AMGA has also continued to advocate for regulatory administrative relief. Physician practices believe there are too many burdens and criteria currently in place for quality measure reporting. A few years ago, an AMGA task force identified 14 simply but effective measures they believe would work well in a value-based arrangement, and could be used across programs, “so you’re reporting on a smaller set of more relevant outcomes-based measures,” said Drevna.

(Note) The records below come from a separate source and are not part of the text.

template <int TBN>
__device__ __forceinline__ void mma_kblock(float (&d)[TBN / 2], uint32_t sa, uint32_t sb, bool first, bool f16, int mn) {
#pragma unroll
  for (int k = 0; k < TBK / MMA_K; ++k) {
    const uint32_t koff_mn = k * (MMA_K / 8) * 1024;
    const uint32_t koff_k = k * MMA_K * 2;
    const uint64_t da = (mn & 1) ? gmma_desc_mn128(sa + koff_mn) : gmma_desc_k128(sa + koff_k);
    const uint64_t db = (mn & 2) ? gmma_desc_mn128(sb + koff_mn) : gmma_desc_k128(sb + koff_k);
    wgmma_tile<TBN>(d, da, db, (!first || k > 0) ? 1u : 0u, f16, mn);
  }
}

struct alignas(64) TcArgs {
  CUtensorMap mapO[2];
  int M, N, K;
  int m_tiles, n_tiles, k_splits, kb_per_split, kb_total;
  float* C;
  long ldc;
  const float* bias;
  float* out2;
  const float* eps;
  float alpha;
  int vec_acc;
  int ohw;
  int ci_h, ci_w, ci_cin, ci_kh, ci_kw, ci_stride, ci_ow, ci_G, ci_oh;
  const float* feat;
  int batch;
  bf16 *o_hi, *o_lo;
  bf16 *o_hiT, *o_loT;
  int strip_t, strip_G, strip_kc, cv_oh, cv_ow, nx_s, nx_G;
  int mn_major, wg_t, wg_G, wg_kc;
  bf16 *nx_hi, *nx_lo;
  int fmt;
  int grp_mt, a_wrap;
  const float* bias2;
  long part_stride;
};

template <int NSPLIT, int EPI, int BN, int MODE = 0>
__global__ void __launch_bounds__(kTcThreads, 1)
gemm_tc_kernel(const __grid_constant__ CUtensorMap mapA_hi, const __grid_constant__ CUtensorMap mapA_lo,
               const __grid_constant__ CUtensorMap mapB_hi, const __grid_constant__ CUtensorMap mapB_lo,
               const __grid_constant__ TcArgs p) {
  constexpr bool kTmaEpi = (MODE & 8) != 0;
  using Cfg = TcCfg<NSPLIT, BN, EPI, kTmaEpi>;
  constexpr int TBN = BN;
  extern __shared__ uint8_t smem_raw[];
  uint8_t* smem = reinterpret_cast<uint8_t*>((reinterpret_cast<uintptr_t>(smem_raw) + 1023) & ~uintptr_t(1023));
  uint64_t* bars = reinterpret_cast<uint64_t*>(smem + Cfg::kStages * Cfg::kStageBytes + Cfg::kEpiBytes);
  uint64_t* full = bars;
  uint64_t* empty = bars + Cfg::kStages;
  const uint32_t epi_base = (uint32_t)__cvta_generic_to_shared(smem + Cfg::kStages * Cfg::kStageBytes);

  const int warp = threadIdx.x >> 5, lane = threadIdx.x & 31;
  const int total_units = p.m_tiles * p.n_tiles * p.k_splits;

  if (threadIdx.x == 0) {
    asm volatile("prefetch.tensormap [%0];" ::"l"(reinterpret_cast<uint64_t>(&mapA_hi)) : "memory");
    asm volatile("prefetch.tensormap [%0];" ::"l"(reinterpret_cast<uint64_t>(&mapB_hi)) : "memory");
    if (NSPLIT == 3) asm volatile("prefetch.tensormap [%0];" ::"l"(reinterpret_cast<uint64_t>(&mapA_lo)) : "memory");
    if (NSPLIT >= 2) asm volatile("prefetch.tensormap [%0];" ::"l"(reinterpret_cast<uint64_t>(&mapB_lo)) : "memory");
    for (int i = 0; i < Cfg::kStages; ++i) { mbar_init(&full[i], 1); mbar_init(&empty[i], kEpiWarps); }
    asm volatile("fence.mbarrier_init.release.cluster;" ::: "memory");
  }
  __syncthreads();

  if (warp < 4) {
    if constexpr (BN == 256 || EPI == TC_EMBED) asm volatile("setmaxnreg.dec.sync.aligned.u32 40;" ::: "memory");
    if (warp == 0 && lane == 0) {
      int stage = 0;
      uint32_t phase = 0;
      for (int u = blockIdx.x; u < total_units; u += gridDim.x) {
        const int tiles = p.m_tiles * p.n_tiles;
        const int ks = u / tiles, t = u - ks * tiles;
        const int nt = t % p.n_tiles, mt = t / p.n_tiles;
        const int kb0 = ks * p.kb_per_split, kb1 = min(p.kb_total, kb0 + p.kb_per_split);
        for (int kb = kb0; kb < kb1; ++kb) {
          mbar_wait(&empty[stage], phase ^ 1);
          uint8_t* s = smem + stage * Cfg::kStageBytes;
          mbar_expect_tx(&full[stage], Cfg::kStageBytes);
          if constexpr (EPI == TC_CONV_DGRAD) {
            const int dy = kb / p.strip_t, dx = kb - dy * p.strip_t;
            tma_load_2d(s, &mapA_hi, 0, mt * TBM - (dy * p.strip_G + dx), &full[stage]);
#pragma unroll
            for (int i = 0; i < TBN / 64; ++i)
              tma_load_2d(s + Cfg::kABytes + i * 8192, &mapB_hi, kb * p.N + nt * TBN + 64 * i, 0, &full[stage]);
            if (++stage == Cfg::kStages) { stage = 0; phase ^= 1; }
            continue;
          }
          if (NSPLIT == 1 && p.mn_major) {
            const int kk = kb * TBK;
            if (p.mn_major & 1) {
#pragma unroll
              for (int i = 0; i < TBM / 64; ++i) tma_load_2d(s + i * 8192, &mapA_hi, mt * TBM + 64 * i, kk, &full[stage]);
            } else {
              tma_load_2d(s, &mapA_hi, kk, mt * TBM, &full[stage]);
            }
            if (p.mn_major & 2) {
#pragma unroll
              for (int i = 0; i < (TBN >= 64 ? TBN / 64 : 1); ++i) {
                int b_in = nt * TBN + 64 * i, b_row = kk;
                if (p.wg_t) {
                  const int slab = b_in >> 6, sft = slab / p.wg_kc, dy = sft / p.wg_t;
                  b_in = (slab - sft * p.wg_kc) << 6;
                  b_row += dy * p.wg_G + (sft - dy * p.wg_t);
                }
                tma_load_2d(s + Cfg::kOps * Cfg::kABytes + i * 8192, &mapB_hi, b_in, b_row, &full[stage]);
              }
            } else {
              tma_load_2d(s + Cfg::kOps * Cfg::kABytes, &mapB_hi, kk, nt * TBN, &full[stage]);
            }
            if (++stage == Cfg::kStages) { stage = 0; phase ^= 1; }
            continue;
          }
          int a_col = kb * TBK, a_row = mt * TBM;
          const CUtensorMap *mb_hi = &mapB_hi, *mb_lo = &mapB_lo;
          if (EPI == TC_CONV && p.grp_mt && mt >= p.grp_mt) {
            mb_hi = &p.mapO[0];
            mb_lo = &p.mapO[1];
            if (p.a_wrap) a_row = (mt - p.grp_mt) * TBM;
          }
          if (EPI == TC_CONV) {
            const int sft = kb / p.strip_kc, dy = sft / p.strip_t;
            a_col = (kb - sft * p.strip_kc) * TBK;
            a_row += dy * p.strip_G + (sft - dy * p.strip_t);
          }
          tma_load_2d(s, &mapA_hi, a_col, a_row, &full[stage]);
          tma_load_2d(s + Cfg::kOps * Cfg::kABytes, mb_hi, kb * TBK, nt * TBN, &full[stage]);
          if (NSPLIT == 3) tma_load_2d(s + Cfg::kABytes, &mapA_lo, a_col, a_row, &full[stage]);
          if (NSPLIT >= 2)
            tma_load_2d(s + Cfg::kAOps * Cfg::kABytes + Cfg::kBBytes, mb_lo, kb * TBK, nt * TBN, &full[stage]);
          if (++stage == Cfg::kStages) { stage = 0; phase ^= 1; }
        }
      }
    }
    return;
  }

  if constexpr (BN == 256 || EPI == TC_EMBED) asm volatile("setmaxnreg.inc.sync.aligned.u32 232;" ::: "memory");
  const int g = (warp >> 2) - 1;
  const int wq = warp & 3;
  const int band = wq & 1, colhalf = wq >> 1;
  const int quarter = 2 * g + band;
  const uint32_t slab = epi_base + g * kSlabBytes;
  const uint32_t st = slab + wq * (32 * kStRow * 4);
  const bool f16 = (p.fmt & 3) != 0;
  float conv_bias[32];
  if (EPI == TC_CONV) {
#pragma unroll
    for (int j = 0; j < 32; ++j) conv_bias[j] = (32 * colhalf + j < p.N && 32 * colhalf < TBN) ? p.bias[32 * colhalf + j] : 0.f;
  }
  bool conv_grp1 = false;
  int stage = 0;
  uint32_t phase = 0;
  int epi_seq = 0;
  for (int u = blockIdx.x; u < total_units; u += gridDim.x) {
    const int tiles = p.m_tiles * p.n_tiles;
    const int ks = u / tiles, t = u - ks * tiles;
    const int nt = t % p.n_tiles, mt = t / p.n_tiles;
    const int kb0 = ks * p.kb_per_split, kb1 = min(p.kb_total, kb0 + p.kb_per_split);
    if (EPI == TC_CONV && p.grp_mt && (mt >= p.grp_mt) != conv_grp1) {
      conv_grp1 = mt >= p.grp_mt;
      const float* bsrc = conv_grp1 ? p.bias2 : p.bias;
#pragma unroll
      for (int j = 0; j < 32; ++j) conv_bias[j] = (32 * colhalf + j < p.N && 32 * colhalf < TBN) ? bsrc[32 * colhalf + j] : 0.f;
    }
    float acc[TBN / 2];
    float dg_sum[TBN / 2];
    if constexpr (EPI == TC_CONV_DGRAD) {
#pragma unroll
      for (int i = 0; i < TBN / 2; ++i) dg_sum[i] = 0.f;
    }
    float2 e_bias[TBN / 8], e_feat[2][TBN / 8];
    if constexpr (EPI == TC_EMBED) {
      const int m0 = mt * TBM + 64 * g + 16 * wq + (lane >> 2), m1 = m0 + 8;
      const float* f0 = p.feat + (long)((m0 < p.M ? m0 : 0) / p.batch) * p.N;
      const float* f1 = p.feat + (long)((m1 < p.M ? m1 : 0) / p.batch) * p.N;
#pragma unroll
      for (int j = 0; j < TBN / 8; ++j) {
        int n = nt * TBN + 8 * j + 2 * (lane & 3);
        if (n >= p.N) n = 0;
        e_bias[j] = ldg_nc_f2(p.bias + n);
        e_feat[0][j] = ldg_nc_f2(f0 + n);
        e_feat[1][j] = ldg_nc_f2(f1 + n);
      }
    }
    int prev = -1;
    for (int kb = kb0; kb < kb1; ++kb) {
      mbar_wait(&full[stage], phase);
      const uint32_t s0 = smem_u32(smem + stage * Cfg::kStageBytes);
      const uint32_t sa = s0 + g * 8192;
      const uint32_t sb = s0 + Cfg::kOps * Cfg::kABytes;
      wgmma_fence();
      if constexpr (EPI == TC_CONV_DGRAD) {
        mma_kblock<TBN>(acc, sa, sb, true, false, 2);
      } else if constexpr (BN == 256) {
        mma_kblock<TBN>(acc, sa, sb, kb == kb0, (MODE & 4) != 0, MODE & 3);
      } else if (NSPLIT == 1 && p.mn_major) {
#pragma unroll
        for (int k = 0; k < TBK / MMA_K; ++k) {
          const uint32_t koff_mn = k * (MMA_K / 8) * 1024;
          const uint32_t koff_k = k * MMA_K * 2;
          const uint64_t da = (p.mn_major & 1) ? gmma_desc_mn128(sa + koff_mn) : gmma_desc_k128(sa + koff_k);
          const uint64_t db = (p.mn_major & 2) ? gmma_desc_mn128(sb + koff_mn) : gmma_desc_k128(sb + koff_k);
          wgmma_tile<TBN>(acc, da, db, (kb > kb0 || k > 0) ? 1u : 0u, f16, p.mn_major);
        }
      } else {
#pragma unroll
        for (int k = 0; k < TBK / MMA_K; ++k) {
          const uint32_t koff = k * MMA_K * 2;
          const uint64_t a_hi = gmma_desc_k128(sa + koff), b_hi = gmma_desc_k128(sb + koff);
          wgmma_tile<TBN>(acc, a_hi, b_hi, (kb > kb0 || k > 0) ? 1u : 0u, f16, 0);
          if (NSPLIT >= 2) wgmma_tile<TBN>(acc, a_hi, gmma_desc_k128(sb + Cfg::kBBytes + koff), 1u, false, 0);
          if (NSPLIT == 3) wgmma_tile<TBN>(acc, gmma_desc_k128(sa + Cfg::kABytes + koff), b_hi, 1u, false, 0);
        }
      }
      wgmma_commit();
      wgmma_wait<1>();
      if (prev >= 0) {
        __syncwarp();
        if (lane == 0) mbar_arrive(&empty[prev]);
      }
      prev = stage;
      if (++stage == Cfg::kStages) { stage = 0; phase ^= 1; }
      if constexpr (EPI == TC_CONV_DGRAD) {
        wgmma_wait<0>();
#pragma unroll
        for (int i = 0; i < TBN / 2; ++i) dg_sum[i] += acc[i];
      }
    }
    wgmma_wait<0>();
    __syncwarp();
    if (lane == 0) mbar_arrive(&empty[prev]);
    if constexpr (EPI == TC_CONV_DGRAD) {
#pragma unroll
      for (int i = 0; i < TBN / 2; ++i) acc[i] = dg_sum[i];
    }

    if constexpr (kTmaEpi) {
      constexpr int kChunks = TBN / 32;
      constexpr bool kWhole = Cfg::kEpiBufs == kChunks;
      const int row0 = mt * TBM + 64 * g;
      const int nch = min(kChunks, (p.N - nt * TBN + 31) / 32);
      const bool elected = wq == 0 && lane == 0;
      const uint32_t stg = epi_base + g * (Cfg::kEpiBufs * Cfg::kEpiChunkBytes);
      const int fr = 16 * wq + (lane >> 2);
      if (row0 < p.M) {
#pragma unroll
        for (int h = 0; h < kChunks; ++h) {
          if (h >= nch) break;
          const int buf = kWhole ? h : epi_seq % Cfg::kEpiBufs;
          if (!kWhole || h == 0) {
            if (elected) tma_store_wait_read_n<kWhole ? 0 : Cfg::kEpiBufs - 1>();
            wg_bar(1 + g);
          }
          const uint32_t sf = stg + buf * Cfg::kEpiChunkBytes;
          const uint32_t sh = sf + Cfg::kEpiF32Bytes;
#pragma unroll
          for (int jj = 0; jj < 4; ++jj) {
            const int j = 4 * h + jj;
            if constexpr (EPI == TC_EMBED) {
              const bool x_f16 = (p.fmt & 4) != 0;
#pragma unroll
              for (int hh = 0; hh < 2; ++hh) {
                const int r = fr + 8 * hh;
                const float x0 = e_feat[hh][j].x * fmaxf(acc[4 * j + 2 * hh] + e_bias[j].x, 0.f);
                const float x1 = e_feat[hh][j].y * fmaxf(acc[4 * j + 2 * hh + 1] + e_bias[j].y, 0.f);
                if (p.C != nullptr && row0 + r < p.M)
                  *reinterpret_cast<float2*>(p.C + (long)(row0 + r) * p.N + nt * TBN + 8 * j + 2 * (lane & 3)) = make_float2(x0, x1);
                const uint32_t w0 = pack16x2(x0, x1, x_f16);
                const uint32_t w1 = x_f16 ? pack16x2(x0, x1, false)
                                          : pack16x2(x0 - __uint_as_float(w0 << 16), x1 - __uint_as_float(w0 & 0xffff0000u), false);
                const uint32_t so = sh + r * 64 + ((jj ^ ((r >> 1) & 3)) << 4) + 4 * (lane & 3);
                if (p.o_hi != nullptr) asm volatile("st.shared.b32 [%0], %1;" ::"r"(so), "r"(w0) : "memory");
                if (p.o_lo != nullptr) asm volatile("st.shared.b32 [%0], %1;" ::"r"(so + 64 * 32 * 2), "r"(w1) : "memory");
              }
              continue;
            }
            float b0 = 0.f, b1 = 0.f;
            if (EPI == TC_BIAS_RELU) {
              const int n = nt * TBN + 8 * j + 2 * (lane & 3);
              if (n < p.N) b0 = __ldg(p.bias + n);
              if (n + 1 < p.N) b1 = __ldg(p.bias + n + 1);
            }
#pragma unroll
            for (int hh = 0; hh < 2; ++hh) {
              const int r = fr + 8 * hh;
              float x0 = acc[4 * j + 2 * hh], x1 = acc[4 * j + 2 * hh + 1];
              if (EPI == TC_BIAS_RELU) {
                x0 = fmaxf(x0 + b0, 0.f);
                x1 = fmaxf(x1 + b1, 0.f);
                const uint32_t q = 2 * jj + ((lane & 3) >> 1);
                asm volatile("st.shared.v2.f32 [%0], {%1, %2};" ::"r"(sf + r * 128 + ((q ^ (r & 7)) << 4) + 8 * (lane & 1)),
                             "f"(x0), "f"(x1) : "memory");
              }
              if (EPI == TC_STORE || p.o_hi != nullptr) {
                const __nv_bfloat162 hv = __floats2bfloat162_rn(x0, x1);
                asm volatile("st.shared.b32 [%0], %1;" ::"r"(sh + r * 64 + ((jj ^ ((r >> 1) & 3)) << 4) + 4 * (lane & 3)),
                             "r"(*reinterpret_cast<const uint32_t*>(&hv)) : "memory");
              }
            }
          }
          fence_proxy_async();
          if (!kWhole || h == nch - 1) {
            wg_bar(1 + g);
            if (elected) {
#pragma unroll
              for (int i = kWhole ? 0 : h; i <= h; ++i) {
                const uint32_t si = kWhole ? stg + i * Cfg::kEpiChunkBytes : sf;
                const int c0 = nt * TBN + 32 * i;
                if (EPI == TC_EMBED) {
                  if (p.o_hi != nullptr) tma_store_2d(&p.mapO[0], si, c0, row0);
                  if (p.o_lo != nullptr) tma_store_2d(&p.mapO[1], si + 64 * 32 * 2, c0, row0);
                  continue;
                }
                if (EPI == TC_BIAS_RELU) tma_store_2d(&p.mapO[0], si, c0, row0);
                if (EPI == TC_STORE || p.o_hi != nullptr) tma_store_2d(&p.mapO[1], si + Cfg::kEpiF32Bytes, c0, row0);
              }
              tma_store_commit();
            }
          }
          ++epi_seq;
        }
      }
      continue;
    }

Prior authorization, specifically in Medicare Advantage, has been another massive headache for physician practices in recent years and something they call the AMGA office about frequently to ask about potential reforms. “This isn’t so much of a factor on the fee-for-service side of things, but in MA and then commercial payers as well, we are seeing providers appealing the denials, winning on appeal and that care eventually getting delivered, but it’s just slowing the process down,” Drevna said. “It’s delaying the ability of patients to get care they need.”
A lot of the work needed involves simply bringing rules and regulations into the modern era. There are plenty of other statutory things to address, many that don’t make sense when delivering care in 2025 because they came out of a program that was built in the 1960s, Drevna said. One example is the three-day stay requirement for skilled nursing care. “This was put in place because back in the day you were an inpatient for two weeks and they wanted to make sure that you got the care you needed as an inpatient before you were discharged into a post-acute care setting,” he said. “That is just not how care is delivered anymore. So now you’ve got this crazy game that providers, patients, payers pay to make sure patients are getting to the right spot. It’s those types of things that we’re looking to eliminate.”